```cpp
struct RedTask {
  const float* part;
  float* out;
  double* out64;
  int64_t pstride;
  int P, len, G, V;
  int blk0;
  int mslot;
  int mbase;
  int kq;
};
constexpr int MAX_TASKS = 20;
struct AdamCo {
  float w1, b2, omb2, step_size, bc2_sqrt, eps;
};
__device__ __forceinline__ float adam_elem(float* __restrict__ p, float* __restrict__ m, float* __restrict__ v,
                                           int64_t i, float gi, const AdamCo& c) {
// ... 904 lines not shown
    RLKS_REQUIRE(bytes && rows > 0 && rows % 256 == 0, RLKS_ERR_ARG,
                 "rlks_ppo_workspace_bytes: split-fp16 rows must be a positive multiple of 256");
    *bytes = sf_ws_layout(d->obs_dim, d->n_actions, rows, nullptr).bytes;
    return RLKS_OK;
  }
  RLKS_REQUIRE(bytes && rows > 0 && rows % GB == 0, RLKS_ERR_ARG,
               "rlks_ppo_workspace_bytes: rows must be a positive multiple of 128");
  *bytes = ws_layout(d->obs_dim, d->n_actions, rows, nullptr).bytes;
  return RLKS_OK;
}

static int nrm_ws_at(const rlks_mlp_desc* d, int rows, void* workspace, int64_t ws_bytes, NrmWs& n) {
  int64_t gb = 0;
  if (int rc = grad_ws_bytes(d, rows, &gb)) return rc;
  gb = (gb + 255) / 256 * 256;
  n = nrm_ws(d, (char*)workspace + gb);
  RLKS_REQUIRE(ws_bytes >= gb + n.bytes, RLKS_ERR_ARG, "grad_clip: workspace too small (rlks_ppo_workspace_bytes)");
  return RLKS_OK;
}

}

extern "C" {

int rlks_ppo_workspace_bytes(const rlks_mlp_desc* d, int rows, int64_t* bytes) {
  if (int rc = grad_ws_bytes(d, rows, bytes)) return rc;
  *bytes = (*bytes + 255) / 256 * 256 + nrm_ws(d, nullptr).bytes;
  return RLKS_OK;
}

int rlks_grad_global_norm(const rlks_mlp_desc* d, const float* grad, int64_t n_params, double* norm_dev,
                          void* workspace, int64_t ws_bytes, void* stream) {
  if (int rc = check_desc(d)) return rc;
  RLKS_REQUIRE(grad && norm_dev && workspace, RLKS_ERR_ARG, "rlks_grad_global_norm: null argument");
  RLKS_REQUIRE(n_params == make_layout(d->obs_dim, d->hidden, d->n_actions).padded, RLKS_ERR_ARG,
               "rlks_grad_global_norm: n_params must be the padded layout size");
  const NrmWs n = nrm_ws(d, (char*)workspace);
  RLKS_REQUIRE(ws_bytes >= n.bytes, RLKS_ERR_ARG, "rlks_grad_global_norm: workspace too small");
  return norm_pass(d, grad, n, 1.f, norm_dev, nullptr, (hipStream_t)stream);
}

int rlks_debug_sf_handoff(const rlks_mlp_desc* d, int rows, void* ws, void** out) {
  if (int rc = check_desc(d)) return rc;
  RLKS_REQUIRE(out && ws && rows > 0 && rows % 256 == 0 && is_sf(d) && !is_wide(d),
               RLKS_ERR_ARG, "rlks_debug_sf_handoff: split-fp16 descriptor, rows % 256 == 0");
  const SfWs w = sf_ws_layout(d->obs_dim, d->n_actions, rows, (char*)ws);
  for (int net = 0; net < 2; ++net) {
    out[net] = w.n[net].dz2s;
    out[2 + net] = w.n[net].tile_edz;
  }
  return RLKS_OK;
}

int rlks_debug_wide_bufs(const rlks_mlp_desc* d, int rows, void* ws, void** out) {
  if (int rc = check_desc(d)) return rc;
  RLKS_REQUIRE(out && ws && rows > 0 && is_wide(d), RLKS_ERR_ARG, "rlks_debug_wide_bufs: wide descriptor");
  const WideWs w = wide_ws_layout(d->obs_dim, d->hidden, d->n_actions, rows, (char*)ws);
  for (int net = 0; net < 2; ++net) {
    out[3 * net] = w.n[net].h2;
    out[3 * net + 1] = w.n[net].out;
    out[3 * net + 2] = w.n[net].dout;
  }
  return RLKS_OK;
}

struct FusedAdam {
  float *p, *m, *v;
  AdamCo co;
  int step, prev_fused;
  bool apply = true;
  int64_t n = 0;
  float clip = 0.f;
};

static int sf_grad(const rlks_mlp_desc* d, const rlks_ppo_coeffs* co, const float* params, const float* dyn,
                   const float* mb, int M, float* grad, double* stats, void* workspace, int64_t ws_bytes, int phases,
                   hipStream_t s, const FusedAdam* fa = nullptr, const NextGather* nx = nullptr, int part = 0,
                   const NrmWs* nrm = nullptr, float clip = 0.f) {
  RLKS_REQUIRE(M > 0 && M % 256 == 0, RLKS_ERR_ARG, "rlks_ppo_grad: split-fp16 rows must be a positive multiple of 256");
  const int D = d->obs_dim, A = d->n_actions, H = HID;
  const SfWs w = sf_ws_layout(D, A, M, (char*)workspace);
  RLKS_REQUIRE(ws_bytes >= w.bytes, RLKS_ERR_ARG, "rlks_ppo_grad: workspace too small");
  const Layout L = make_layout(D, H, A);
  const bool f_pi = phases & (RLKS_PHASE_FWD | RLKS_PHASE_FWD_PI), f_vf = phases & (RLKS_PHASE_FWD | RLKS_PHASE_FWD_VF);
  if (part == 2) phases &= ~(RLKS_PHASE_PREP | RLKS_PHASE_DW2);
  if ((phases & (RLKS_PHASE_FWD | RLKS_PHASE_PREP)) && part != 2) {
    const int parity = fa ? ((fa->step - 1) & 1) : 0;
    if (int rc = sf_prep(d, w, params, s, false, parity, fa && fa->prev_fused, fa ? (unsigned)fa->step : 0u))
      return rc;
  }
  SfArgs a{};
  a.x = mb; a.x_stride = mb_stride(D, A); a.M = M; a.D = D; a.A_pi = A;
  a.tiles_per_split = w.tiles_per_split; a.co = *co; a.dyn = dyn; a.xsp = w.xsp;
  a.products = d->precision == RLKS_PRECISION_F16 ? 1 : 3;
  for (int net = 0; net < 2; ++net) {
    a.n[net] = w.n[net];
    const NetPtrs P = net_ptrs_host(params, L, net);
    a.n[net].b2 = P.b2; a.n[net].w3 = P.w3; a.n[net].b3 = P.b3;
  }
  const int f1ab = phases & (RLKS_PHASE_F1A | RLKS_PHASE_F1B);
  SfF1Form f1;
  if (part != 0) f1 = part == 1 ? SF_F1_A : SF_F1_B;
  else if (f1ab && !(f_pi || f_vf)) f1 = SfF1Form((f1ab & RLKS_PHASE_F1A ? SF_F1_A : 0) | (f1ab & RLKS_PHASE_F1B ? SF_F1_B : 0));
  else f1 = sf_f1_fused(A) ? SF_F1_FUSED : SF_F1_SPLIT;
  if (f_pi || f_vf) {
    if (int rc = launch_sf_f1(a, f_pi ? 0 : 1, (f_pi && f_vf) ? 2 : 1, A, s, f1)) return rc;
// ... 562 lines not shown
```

--

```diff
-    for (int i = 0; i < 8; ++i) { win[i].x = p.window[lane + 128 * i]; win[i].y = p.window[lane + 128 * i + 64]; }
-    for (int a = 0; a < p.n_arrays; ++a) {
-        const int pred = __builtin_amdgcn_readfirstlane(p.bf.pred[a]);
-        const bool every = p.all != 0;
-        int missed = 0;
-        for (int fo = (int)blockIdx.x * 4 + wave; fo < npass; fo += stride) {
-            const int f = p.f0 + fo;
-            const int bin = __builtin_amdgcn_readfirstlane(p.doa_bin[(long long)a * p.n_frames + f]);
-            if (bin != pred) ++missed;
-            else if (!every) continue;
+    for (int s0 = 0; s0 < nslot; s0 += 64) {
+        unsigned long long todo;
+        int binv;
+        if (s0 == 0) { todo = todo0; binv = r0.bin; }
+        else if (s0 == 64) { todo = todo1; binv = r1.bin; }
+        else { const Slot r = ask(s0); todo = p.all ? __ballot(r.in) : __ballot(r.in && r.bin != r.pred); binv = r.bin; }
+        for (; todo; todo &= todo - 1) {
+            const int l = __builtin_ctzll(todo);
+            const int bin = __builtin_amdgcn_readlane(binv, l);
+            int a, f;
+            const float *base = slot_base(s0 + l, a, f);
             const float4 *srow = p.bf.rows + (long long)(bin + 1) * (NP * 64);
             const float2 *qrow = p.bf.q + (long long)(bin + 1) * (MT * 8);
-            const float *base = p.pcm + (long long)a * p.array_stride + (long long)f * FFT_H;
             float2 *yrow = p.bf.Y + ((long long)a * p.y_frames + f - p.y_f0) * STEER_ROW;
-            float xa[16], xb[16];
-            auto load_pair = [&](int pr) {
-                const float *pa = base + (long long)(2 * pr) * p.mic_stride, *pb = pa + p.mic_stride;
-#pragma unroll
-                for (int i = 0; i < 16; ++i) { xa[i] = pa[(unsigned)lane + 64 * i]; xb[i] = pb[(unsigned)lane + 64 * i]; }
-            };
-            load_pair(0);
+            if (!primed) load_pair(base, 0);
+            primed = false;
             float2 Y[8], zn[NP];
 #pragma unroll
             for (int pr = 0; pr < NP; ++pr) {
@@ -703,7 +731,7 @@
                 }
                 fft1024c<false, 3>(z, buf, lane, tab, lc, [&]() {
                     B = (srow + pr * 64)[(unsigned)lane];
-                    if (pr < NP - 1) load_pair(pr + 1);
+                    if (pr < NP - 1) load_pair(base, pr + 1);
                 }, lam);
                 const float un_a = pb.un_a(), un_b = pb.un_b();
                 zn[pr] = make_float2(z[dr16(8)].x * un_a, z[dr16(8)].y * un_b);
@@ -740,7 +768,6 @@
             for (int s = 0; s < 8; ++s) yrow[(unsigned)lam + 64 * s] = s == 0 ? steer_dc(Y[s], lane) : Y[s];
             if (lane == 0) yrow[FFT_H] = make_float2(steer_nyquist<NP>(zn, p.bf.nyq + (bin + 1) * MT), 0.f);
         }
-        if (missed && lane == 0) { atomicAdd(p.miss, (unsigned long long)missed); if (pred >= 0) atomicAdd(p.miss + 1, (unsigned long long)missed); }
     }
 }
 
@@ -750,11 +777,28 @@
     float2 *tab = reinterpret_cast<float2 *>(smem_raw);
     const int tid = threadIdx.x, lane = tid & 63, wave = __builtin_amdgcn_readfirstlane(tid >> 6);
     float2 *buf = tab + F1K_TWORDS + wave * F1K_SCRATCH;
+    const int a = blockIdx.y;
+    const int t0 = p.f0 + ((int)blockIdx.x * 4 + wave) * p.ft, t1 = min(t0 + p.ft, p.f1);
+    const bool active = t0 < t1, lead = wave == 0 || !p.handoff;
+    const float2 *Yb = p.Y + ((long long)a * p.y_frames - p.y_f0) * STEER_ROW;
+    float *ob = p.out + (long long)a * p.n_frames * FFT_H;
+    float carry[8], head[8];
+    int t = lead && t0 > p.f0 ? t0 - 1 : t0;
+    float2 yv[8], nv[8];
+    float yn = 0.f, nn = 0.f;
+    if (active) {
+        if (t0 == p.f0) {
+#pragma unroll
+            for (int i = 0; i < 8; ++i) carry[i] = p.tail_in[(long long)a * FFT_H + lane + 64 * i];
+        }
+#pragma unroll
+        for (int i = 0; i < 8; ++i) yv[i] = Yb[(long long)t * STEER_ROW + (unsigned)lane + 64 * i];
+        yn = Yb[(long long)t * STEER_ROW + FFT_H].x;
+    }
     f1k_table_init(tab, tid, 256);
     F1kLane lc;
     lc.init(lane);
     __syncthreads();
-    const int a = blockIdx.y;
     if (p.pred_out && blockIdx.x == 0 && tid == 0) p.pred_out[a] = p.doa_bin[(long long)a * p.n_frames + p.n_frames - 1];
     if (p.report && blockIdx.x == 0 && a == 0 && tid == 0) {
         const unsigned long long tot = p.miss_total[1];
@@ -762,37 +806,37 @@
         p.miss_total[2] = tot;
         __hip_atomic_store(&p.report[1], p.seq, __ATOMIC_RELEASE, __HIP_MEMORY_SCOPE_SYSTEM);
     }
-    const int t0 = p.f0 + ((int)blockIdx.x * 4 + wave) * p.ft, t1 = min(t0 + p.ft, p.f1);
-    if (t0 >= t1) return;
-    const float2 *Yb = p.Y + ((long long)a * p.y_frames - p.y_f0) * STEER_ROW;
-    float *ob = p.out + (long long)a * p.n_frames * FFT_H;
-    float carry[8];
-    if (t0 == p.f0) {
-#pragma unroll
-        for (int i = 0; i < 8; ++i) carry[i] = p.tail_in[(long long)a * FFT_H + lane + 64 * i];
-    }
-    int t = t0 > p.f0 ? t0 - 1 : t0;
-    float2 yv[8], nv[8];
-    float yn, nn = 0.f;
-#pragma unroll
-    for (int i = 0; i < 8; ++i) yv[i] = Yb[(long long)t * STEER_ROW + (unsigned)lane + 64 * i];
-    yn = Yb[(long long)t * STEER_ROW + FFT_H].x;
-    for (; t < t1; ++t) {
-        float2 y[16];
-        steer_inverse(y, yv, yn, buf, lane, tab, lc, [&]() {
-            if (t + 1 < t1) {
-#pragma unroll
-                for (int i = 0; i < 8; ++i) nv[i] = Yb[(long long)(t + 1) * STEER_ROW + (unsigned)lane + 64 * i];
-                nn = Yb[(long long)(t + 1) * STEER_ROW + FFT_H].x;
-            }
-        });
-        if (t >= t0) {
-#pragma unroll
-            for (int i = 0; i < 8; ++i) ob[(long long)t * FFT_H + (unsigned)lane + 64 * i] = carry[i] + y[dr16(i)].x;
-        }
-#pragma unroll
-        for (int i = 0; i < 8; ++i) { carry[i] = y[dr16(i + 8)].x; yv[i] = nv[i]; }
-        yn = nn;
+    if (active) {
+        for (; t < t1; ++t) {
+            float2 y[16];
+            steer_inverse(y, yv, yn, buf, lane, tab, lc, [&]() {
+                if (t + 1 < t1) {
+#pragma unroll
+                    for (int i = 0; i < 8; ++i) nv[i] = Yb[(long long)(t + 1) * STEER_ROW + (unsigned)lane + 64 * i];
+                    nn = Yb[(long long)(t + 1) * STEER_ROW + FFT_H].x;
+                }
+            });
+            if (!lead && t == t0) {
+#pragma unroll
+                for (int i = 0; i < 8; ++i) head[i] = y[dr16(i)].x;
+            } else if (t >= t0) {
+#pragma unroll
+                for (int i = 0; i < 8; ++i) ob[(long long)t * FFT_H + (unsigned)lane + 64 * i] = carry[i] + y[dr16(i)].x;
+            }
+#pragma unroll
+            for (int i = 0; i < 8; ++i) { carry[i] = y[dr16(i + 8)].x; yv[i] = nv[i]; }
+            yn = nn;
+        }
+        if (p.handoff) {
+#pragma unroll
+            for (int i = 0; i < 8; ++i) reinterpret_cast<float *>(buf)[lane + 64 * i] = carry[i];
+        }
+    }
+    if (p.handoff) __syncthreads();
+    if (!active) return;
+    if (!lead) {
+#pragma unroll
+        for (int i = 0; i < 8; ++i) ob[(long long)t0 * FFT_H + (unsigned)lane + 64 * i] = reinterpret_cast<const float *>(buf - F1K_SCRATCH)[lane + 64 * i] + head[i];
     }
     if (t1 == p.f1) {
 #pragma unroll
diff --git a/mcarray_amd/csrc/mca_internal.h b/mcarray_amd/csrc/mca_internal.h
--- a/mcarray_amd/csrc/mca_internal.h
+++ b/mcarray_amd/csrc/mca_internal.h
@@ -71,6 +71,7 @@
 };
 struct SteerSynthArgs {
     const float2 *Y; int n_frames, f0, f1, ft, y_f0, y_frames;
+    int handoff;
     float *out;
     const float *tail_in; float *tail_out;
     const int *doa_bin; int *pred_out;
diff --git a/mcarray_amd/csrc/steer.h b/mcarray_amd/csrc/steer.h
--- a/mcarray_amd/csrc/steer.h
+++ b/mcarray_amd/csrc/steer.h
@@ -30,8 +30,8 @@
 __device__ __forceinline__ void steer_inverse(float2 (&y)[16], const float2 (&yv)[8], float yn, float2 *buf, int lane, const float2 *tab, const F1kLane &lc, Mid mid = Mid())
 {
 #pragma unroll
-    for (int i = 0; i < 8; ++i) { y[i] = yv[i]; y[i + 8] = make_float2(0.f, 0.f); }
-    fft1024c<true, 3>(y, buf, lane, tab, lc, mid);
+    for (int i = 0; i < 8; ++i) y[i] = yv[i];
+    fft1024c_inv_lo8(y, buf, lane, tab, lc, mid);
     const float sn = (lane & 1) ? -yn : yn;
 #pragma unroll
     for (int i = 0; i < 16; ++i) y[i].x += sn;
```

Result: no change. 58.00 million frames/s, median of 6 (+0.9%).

#### [Requirement]
Work through the records above and count the lines that hold the string "void". Please give only that figure.

#### [Final answer]
6